▶ _EXERCISE DETAILS_
From the entries below, copy every line that has the word "alloc".
- Opening Delimiter -
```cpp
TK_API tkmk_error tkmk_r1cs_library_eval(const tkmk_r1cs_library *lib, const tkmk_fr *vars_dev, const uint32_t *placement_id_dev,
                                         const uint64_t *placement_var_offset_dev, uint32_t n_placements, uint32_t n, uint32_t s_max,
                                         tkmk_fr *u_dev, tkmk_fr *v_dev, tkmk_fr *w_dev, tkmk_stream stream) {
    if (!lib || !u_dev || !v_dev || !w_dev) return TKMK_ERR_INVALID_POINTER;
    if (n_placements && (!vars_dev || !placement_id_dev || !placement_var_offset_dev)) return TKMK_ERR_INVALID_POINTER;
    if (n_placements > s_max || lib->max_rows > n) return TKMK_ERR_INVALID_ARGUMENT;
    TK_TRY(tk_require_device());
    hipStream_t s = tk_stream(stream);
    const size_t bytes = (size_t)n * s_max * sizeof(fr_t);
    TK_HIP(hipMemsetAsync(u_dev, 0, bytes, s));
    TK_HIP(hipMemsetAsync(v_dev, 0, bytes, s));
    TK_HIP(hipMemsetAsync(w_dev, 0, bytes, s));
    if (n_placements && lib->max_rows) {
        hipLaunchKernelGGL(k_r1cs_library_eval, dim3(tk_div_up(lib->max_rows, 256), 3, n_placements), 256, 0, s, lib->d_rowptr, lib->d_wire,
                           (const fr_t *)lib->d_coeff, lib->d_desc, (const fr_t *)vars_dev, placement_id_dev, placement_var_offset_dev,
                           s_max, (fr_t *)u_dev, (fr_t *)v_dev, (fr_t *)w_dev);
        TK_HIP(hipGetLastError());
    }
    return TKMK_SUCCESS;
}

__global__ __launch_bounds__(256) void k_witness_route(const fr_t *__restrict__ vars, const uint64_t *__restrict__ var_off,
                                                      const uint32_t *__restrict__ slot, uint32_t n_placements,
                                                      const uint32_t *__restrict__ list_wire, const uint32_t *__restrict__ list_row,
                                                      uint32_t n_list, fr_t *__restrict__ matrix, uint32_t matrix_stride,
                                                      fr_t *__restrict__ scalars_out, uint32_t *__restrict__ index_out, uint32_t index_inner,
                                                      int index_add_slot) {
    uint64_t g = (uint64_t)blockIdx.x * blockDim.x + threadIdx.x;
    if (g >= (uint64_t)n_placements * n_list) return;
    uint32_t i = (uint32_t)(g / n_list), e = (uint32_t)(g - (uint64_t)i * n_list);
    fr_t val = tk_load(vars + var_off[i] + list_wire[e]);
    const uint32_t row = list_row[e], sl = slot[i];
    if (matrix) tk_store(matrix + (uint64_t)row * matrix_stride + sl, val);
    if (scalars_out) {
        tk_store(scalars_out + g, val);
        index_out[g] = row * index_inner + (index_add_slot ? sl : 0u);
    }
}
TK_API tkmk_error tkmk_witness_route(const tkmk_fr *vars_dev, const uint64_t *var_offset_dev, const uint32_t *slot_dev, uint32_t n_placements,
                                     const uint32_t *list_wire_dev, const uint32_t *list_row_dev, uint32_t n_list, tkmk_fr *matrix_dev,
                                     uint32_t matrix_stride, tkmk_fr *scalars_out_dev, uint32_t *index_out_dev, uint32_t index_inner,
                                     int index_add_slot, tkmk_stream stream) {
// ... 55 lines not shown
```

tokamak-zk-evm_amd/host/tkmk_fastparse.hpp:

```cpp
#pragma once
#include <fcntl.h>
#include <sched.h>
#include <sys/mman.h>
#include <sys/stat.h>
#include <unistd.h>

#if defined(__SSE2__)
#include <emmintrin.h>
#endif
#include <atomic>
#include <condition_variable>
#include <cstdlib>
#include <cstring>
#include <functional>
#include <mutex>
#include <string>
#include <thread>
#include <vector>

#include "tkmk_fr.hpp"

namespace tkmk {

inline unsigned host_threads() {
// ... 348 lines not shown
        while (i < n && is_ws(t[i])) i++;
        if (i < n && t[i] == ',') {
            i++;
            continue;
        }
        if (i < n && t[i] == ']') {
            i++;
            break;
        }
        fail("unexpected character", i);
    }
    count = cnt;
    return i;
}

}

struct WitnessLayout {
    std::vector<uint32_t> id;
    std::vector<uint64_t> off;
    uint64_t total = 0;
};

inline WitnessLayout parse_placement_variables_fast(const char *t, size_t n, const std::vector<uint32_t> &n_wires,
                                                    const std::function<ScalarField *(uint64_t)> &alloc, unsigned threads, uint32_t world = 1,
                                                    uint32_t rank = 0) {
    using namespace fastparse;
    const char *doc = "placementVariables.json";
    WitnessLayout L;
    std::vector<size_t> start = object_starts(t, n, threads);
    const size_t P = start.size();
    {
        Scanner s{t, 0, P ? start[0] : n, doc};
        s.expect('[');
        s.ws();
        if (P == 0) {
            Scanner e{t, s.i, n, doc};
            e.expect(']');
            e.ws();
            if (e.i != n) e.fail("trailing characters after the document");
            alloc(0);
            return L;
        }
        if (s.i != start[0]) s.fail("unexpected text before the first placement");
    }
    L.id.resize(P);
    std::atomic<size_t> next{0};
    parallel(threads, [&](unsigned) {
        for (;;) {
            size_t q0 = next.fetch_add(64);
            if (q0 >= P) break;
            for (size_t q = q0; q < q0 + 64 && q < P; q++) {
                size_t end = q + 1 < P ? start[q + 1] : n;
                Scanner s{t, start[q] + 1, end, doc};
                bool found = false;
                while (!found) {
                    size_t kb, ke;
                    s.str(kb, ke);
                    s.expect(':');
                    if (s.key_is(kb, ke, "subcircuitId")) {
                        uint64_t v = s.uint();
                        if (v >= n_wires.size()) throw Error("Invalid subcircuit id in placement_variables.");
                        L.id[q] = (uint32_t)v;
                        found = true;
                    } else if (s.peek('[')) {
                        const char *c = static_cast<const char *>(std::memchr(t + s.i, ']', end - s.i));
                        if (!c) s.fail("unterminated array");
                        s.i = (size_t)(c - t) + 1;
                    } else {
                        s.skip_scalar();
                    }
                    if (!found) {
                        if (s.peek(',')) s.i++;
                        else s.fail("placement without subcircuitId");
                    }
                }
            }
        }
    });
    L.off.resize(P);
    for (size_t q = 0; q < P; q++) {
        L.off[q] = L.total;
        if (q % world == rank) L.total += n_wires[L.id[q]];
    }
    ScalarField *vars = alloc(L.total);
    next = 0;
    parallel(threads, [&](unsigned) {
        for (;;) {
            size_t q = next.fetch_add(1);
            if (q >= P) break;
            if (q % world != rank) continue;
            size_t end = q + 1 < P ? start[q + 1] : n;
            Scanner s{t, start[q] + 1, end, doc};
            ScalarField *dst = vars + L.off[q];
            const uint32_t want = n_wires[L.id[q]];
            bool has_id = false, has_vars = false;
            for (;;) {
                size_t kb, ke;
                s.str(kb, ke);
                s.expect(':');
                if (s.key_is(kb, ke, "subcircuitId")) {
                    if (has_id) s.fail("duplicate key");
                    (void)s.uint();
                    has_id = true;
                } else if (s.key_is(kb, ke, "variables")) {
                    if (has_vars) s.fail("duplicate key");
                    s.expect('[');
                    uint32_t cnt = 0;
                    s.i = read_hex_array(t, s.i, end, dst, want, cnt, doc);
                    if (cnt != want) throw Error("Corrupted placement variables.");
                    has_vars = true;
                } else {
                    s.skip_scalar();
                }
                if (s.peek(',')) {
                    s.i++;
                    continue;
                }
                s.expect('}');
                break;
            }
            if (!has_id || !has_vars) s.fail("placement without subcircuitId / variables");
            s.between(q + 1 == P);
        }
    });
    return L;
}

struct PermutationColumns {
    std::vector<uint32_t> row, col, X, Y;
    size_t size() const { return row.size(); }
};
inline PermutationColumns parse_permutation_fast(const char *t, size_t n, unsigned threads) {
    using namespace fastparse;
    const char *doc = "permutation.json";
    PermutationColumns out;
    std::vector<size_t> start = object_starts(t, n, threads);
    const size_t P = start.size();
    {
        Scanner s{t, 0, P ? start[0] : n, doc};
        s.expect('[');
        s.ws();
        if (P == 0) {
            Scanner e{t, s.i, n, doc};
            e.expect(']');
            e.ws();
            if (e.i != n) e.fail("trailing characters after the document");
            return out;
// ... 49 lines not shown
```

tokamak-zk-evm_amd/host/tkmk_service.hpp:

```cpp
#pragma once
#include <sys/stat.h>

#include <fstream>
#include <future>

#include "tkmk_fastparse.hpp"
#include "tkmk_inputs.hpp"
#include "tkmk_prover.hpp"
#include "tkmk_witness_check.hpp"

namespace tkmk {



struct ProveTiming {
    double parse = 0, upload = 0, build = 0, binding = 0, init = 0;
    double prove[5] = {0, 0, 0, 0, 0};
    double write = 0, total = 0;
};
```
- Closing Delimiter -
▶ _OUTPUT BELOW_
                                                    const std::function<ScalarField *(uint64_t)> &alloc, unsigned threads, uint32_t world = 1,
            alloc(0);
    ScalarField *vars = alloc(L.total);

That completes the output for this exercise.